By Nia Williams
CALGARY, Alberta (Reuters) – Canada’s remote oil sands region in northern Alberta has become a COVID-19 hotspot, disrupting essential annual maintenance work at its massive oil sands plants.
The oil-rich province of Alberta is battling the highest rate of COVID-19 in Canada as the country grapples with a third wave of the pandemic, and on Thursday hit a record for new daily infections, topping 2,000 a day for the first time. The Regional Municipality of Wood Buffalo, home to the oil sands, has the highest rate of active cases per capita in the province.
Maintenance work is critical for production from Canada’s oil sands, which hold the world’s third-largest crude reserves and produce 3.1 million barrels per day, accounting for roughly three-quarters of the country’s total output.
Twelve oil sands plants including Canadian Natural Resources Ltd.’s Horizon and the Suncor Energy-owned Syncrude project are tackling outbreaks while in the middle of annual maintenance projects that require flying in extra workers from as far away as Atlantic Canada.
In total, there are 822 active cases at oil sands sites, according to Alberta Health. One worker has died.

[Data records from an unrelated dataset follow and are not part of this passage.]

Engine::Engine(const EngineConfig &cfg) : cfg_(cfg) {
    int ndev = 0;
    cudaError_t err = cudaGetDeviceCount(&ndev);
    if (err != cudaSuccess || ndev == 0)
        throw Fatal(std::string("no CUDA device: the battle engine has no CPU fallback (") +
                    cudaGetErrorString(err) + ")");
    if (cfg.device >= 0) MF_CUDA(cudaSetDevice(cfg.device));
    MF_CUDA(cudaGetDevice(&device_));
    MF_CUDA(cudaDeviceGetAttribute(&n_sm_, cudaDevAttrMultiProcessorCount, device_));

    if (cfg.n_envs < 1 || cfg.width < 3 || cfg.height < 3 || cfg.width > 4096 || cfg.height > 4096)
        throw Fatal("invalid engine config (n_envs / map size)");

    view_ = CircleRange(cfg.type.view_radius, 0.0f, 1);
    attack_ = CircleRange(cfg.type.attack_radius, 0.5f, 1);
    move_ = CircleRange(cfg.type.speed, 0.0f, 1);
    if (view_.width != kView)
        throw Fatal("view range " + std::to_string(view_.width) + "x" + std::to_string(view_.width) +
                    " unsupported: the observation kernel is specialised for the 13x13 battle view");
    if (move_.count > kMaxMoves || attack_.count > kMaxAttacks || move_.count + attack_.count > 32)
        throw Fatal("move/attack range too large (at most 32 actions)");

    P_.E = cfg.n_envs; P_.W = cfg.width; P_.H = cfg.height;
    P_.env_base = cfg.env_base;
    P_.embedding_size = cfg.embedding_size;
    P_.n_move = move_.count; P_.n_attack = attack_.count;
    P_.view = kView;
    P_.feature_size = cfg.embedding_size + P_.n_move + P_.n_attack + 1 + 2;
    P_.scale_w = (cfg.width + kView - 1) / kView;
    P_.scale_h = (cfg.height + kView - 1) / kView;
    P_.wall_stride = 0;
    P_.rng_mode = cfg.rng_mode; P_.max_steps = cfg.max_steps; P_.seed = cfg.seed;
    {
        const char *env = getenv("MFMARL_OBS_CACHED");
        const int want = cfg.obs_cached >= 0 ? cfg.obs_cached : (env ? atoi(env) : -1);
        P_.obs_cached = want >= 0 ? (want != 0) : (round_up(cfg.capacity, 4) >= 256);
    }
    P_.move_bands = 0; P_.band_width = cfg.width;
    if (cfg.width * cfg.height > 99 * 99) {
// ... 5 lines not shown
    P_.kill_reward = cfg.type.kill_reward; P_.dead_penalty = cfg.type.dead_penalty;
    P_.attack_penalty = cfg.type.attack_penalty;
    for (int g = 0; g < kGroups; g++) P_.attack_bonus[g] = cfg.attack_bonus[g];
    for (int i = 0; i < move_.count; i++) { P_.move_dx[i] = (int8_t)move_.dx[i]; P_.move_dy[i] = (int8_t)move_.dy[i]; }
    for (int i = 0; i < attack_.count; i++) { P_.att_dx[i] = (int8_t)attack_.dx[i]; P_.att_dy[i] = (int8_t)attack_.dy[i]; }
    memset(P_.disc, 0, sizeof(P_.disc));
    for (int c = 0; c < kViewCells; c++)
        if (view_.in[c]) P_.disc[c >> 5] |= 1u << (c & 31);
    {
        memset(P_.obs_cell, 255, sizeof(P_.obs_cell));
        const int passes = kObsDiscSlots / 32;
        std::vector<int> left;
        for (int c = 0; c < kViewCells; c++) {
            if (!view_.in[c]) continue;
            bool placed = false;
            for (int p = 0; p < passes && !placed; p++)
                if (P_.obs_cell[p * 32 + (c & 31)] == 255) { P_.obs_cell[p * 32 + (c & 31)] = (uint8_t)c; placed = true; }
            if (!placed) left.push_back(c);
        }
        for (int c : left) {
            int slot = -1;
            for (int s = 0; s < kObsDiscSlots && slot < 0; s++) if (P_.obs_cell[s] == 255) slot = s;
            if (slot < 0) throw Fatal("view disc has more than 128 cells: k_obs lane schedule too small");
            P_.obs_cell[slot] = (uint8_t)c;
        }
    }

    const size_t E = (size_t)P_.E;
    MF_CUDA(cudaMalloc(&S_.num, E * 2 * sizeof(int32_t)));
    MF_CUDA(cudaMalloc(&S_.dead_ct, E * 2 * sizeof(int32_t)));
    MF_CUDA(cudaMalloc(&S_.rng, E * sizeof(uint32_t)));
    MF_CUDA(cudaMalloc(&S_.step_ct, E * sizeof(int32_t)));
    MF_CUDA(cudaMalloc(&S_.id_counter, E * sizeof(int32_t)));
    MF_CUDA(cudaMalloc(&S_.walls, (size_t)P_.W * P_.H));
    MF_CUDA(cudaMalloc(&S_.init_num, E * 2 * sizeof(int32_t)));
    MF_CUDA(cudaMalloc(&S_.side, E * sizeof(int32_t)));
    MF_CUDA(cudaMalloc(&S_.episode, E * sizeof(int32_t)));
    MF_CUDA(cudaMemset(S_.side, 0, E * sizeof(int32_t)));
    MF_CUDA(cudaMemset(S_.episode, 0, E * sizeof(int32_t)));
    P_.tmpl_stride = 0; P_.random_sides = cfg.random_sides != 0;
    MF_CUDA(cudaMalloc(&S_.grid_template, grid_template_bytes()));
    {
        if ((P_.H - 1) / P_.scale_h * kView + (P_.W - 1) / P_.scale_w > 255) throw Fatal("minimap table overflow");
        std::vector<uint8_t> lut((size_t)P_.W + P_.H);
        for (int x = 0; x < P_.W; x++) lut[x] = (uint8_t)(x / P_.scale_w);
        for (int y = 0; y < P_.H; y++) lut[(size_t)P_.W + y] = (uint8_t)((y / P_.scale_h) * kView);
        MF_CUDA(cudaMalloc(&S_.mini_lut, lut.size()));
        MF_CUDA(cudaMemcpy(S_.mini_lut, lut.data(), lut.size(), cudaMemcpyHostToDevice));
    }
    MF_CUDA(cudaMalloc(&S_.agent_steps, E * sizeof(unsigned long long)));
    MF_CUDA(cudaMemset(S_.agent_steps, 0, E * sizeof(unsigned long long)));
    MF_CUDA(cudaMalloc(&S_.obs_ticket, 2 * kObsTicketRing * sizeof(int32_t)));
    MF_CUDA(cudaMemset(S_.obs_ticket, 0, 2 * kObsTicketRing * sizeof(int32_t)));
    MF_CUDA(cudaMemset(S_.num, 0, E * 2 * sizeof(int32_t)));
    MF_CUDA(cudaMemset(S_.dead_ct, 0, E * 2 * sizeof(int32_t)));
    MF_CUDA(cudaMemset(S_.step_ct, 0, E * sizeof(int32_t)));
    MF_CUDA(cudaMemset(S_.id_counter, 0, E * sizeof(int32_t)));
    h_num_.assign(E * 2, 0);
#ifdef MF_PROFILE_BUILD
    { const char *dbg = getenv("MFMARL_OBS_DEBUG"); obs_debug_ = dbg ? atoi(dbg) : 0; }
#endif
    { const char *lim = getenv("MFMARL_OBS_GRID"); obs_grid_limit_ = lim ? atoi(lim) : 0; }
    set_seed(cfg.seed);
    alloc_state(std::max(4, round_up(cfg.capacity, 4)));
    reset();
}

Engine::~Engine() {
    free_state();
    cudaFree(S_.num); cudaFree(S_.dead_ct); cudaFree(S_.rng); cudaFree(S_.step_ct);
    cudaFree(S_.id_counter); cudaFree(S_.walls); cudaFree(S_.init_num); cudaFree(S_.agent_steps); cudaFree(S_.obs_ticket); cudaFree(S_.mini_lut); cudaFree(S_.grid_template);
    cudaFree(S_.side); cudaFree(S_.episode);
}

size_t Engine::grid_template_bytes() const {
    const size_t cells = (size_t)(P_.W + 2 * (kView / 2)) * (P_.H + 2 * (kView / 2));
    return (cells * 2 + 15) / 16 * 16;
}

void Engine::alloc_state(int cap) {
    if (2 * cap > 0x3FFF) throw Fatal("capacity too large for the 14-bit slot field of the occupancy grid");
    P_.cap = cap;
    const size_t n = slots();
    MF_CUDA(cudaMalloc(&S_.pos, n * 4)); MF_CUDA(cudaMalloc(&S_.hp, n * 4));
    MF_CUDA(cudaMalloc(&S_.id, n * 4)); MF_CUDA(cudaMalloc(&S_.state, n * 4));
    MF_CUDA(cudaMalloc(&S_.next_rew, n * 4)); MF_CUDA(cudaMalloc(&S_.last_rew, n * 4));
    MF_CUDA(cudaMalloc(&S_.init_pos, (size_t)P_.E * 4 * cap * 4));
    S_.obs_record = nullptr;
    if (P_.obs_cached) {
        const size_t bytes = (size_t)P_.E * obs_record_layout(P_.W, P_.H, cap).total;
        MF_CUDA(cudaMalloc(&S_.obs_record, bytes));
        MF_CUDA(cudaMemset(S_.obs_record, 0, bytes));
    }
    MF_CUDA(cudaMemset(S_.pos, 0, n * 4)); MF_CUDA(cudaMemset(S_.hp, 0, n * 4));
    MF_CUDA(cudaMemset(S_.id, 0, n * 4)); MF_CUDA(cudaMemset(S_.state, 0, n * 4));
    MF_CUDA(cudaMemset(S_.next_rew, 0, n * 4)); MF_CUDA(cudaMemset(S_.last_rew, 0, n * 4));
}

Suncor has pushed back the maintenance turnaround on the U2 upgrader at its base plant site by at least a month to see if infections subside, said Terry Parker, executive director of the Building Trades of Alberta, representing 18 local unions.
“It’s a very stressful situation right now that they are facing,” Parker said, adding some workers were leaving the oil sands because of fears about becoming infected. “The owners are taking the precautions necessary, and we are still contracting this disease.”
A Suncor spokeswoman said the company is making minor adjustments to pre-work and day-to-day activities, but it remains on track with its planned maintenance.
CNRL, Suncor and Syncrude said COVID-19 safety protocols are in place. They have implemented rapid testing and isolation camps in a bid to slow the COVID-19 surge.
One contractor at CNRL’s Horizon plant, which has 328 active cases, the highest among the oil sands sites, said workers are tested every four days but that seemed to be having little impact on the outbreak.
“You have 8,000 people on site for four weeks, it’s going to be a thing,” he said, declining to be named because he is not authorized to speak to media.
Indigenous leaders this week called for stricter measures to control the spread of the virus and accused Alberta Premier Jason Kenney of “prioritizing profits over lives” by allowing infected workers to come to the region.
Gil McGowan, president of the Alberta Federation of Labor, called on Kenney to shut down work sites with outbreaks across the province, including the oil sands, to get the virus under control.
“This is a recipe for needless infection and needless deaths,” McGowan told Reuters.
Alberta has more than 21,000 active COVID-19 cases, including 632 people in hospital.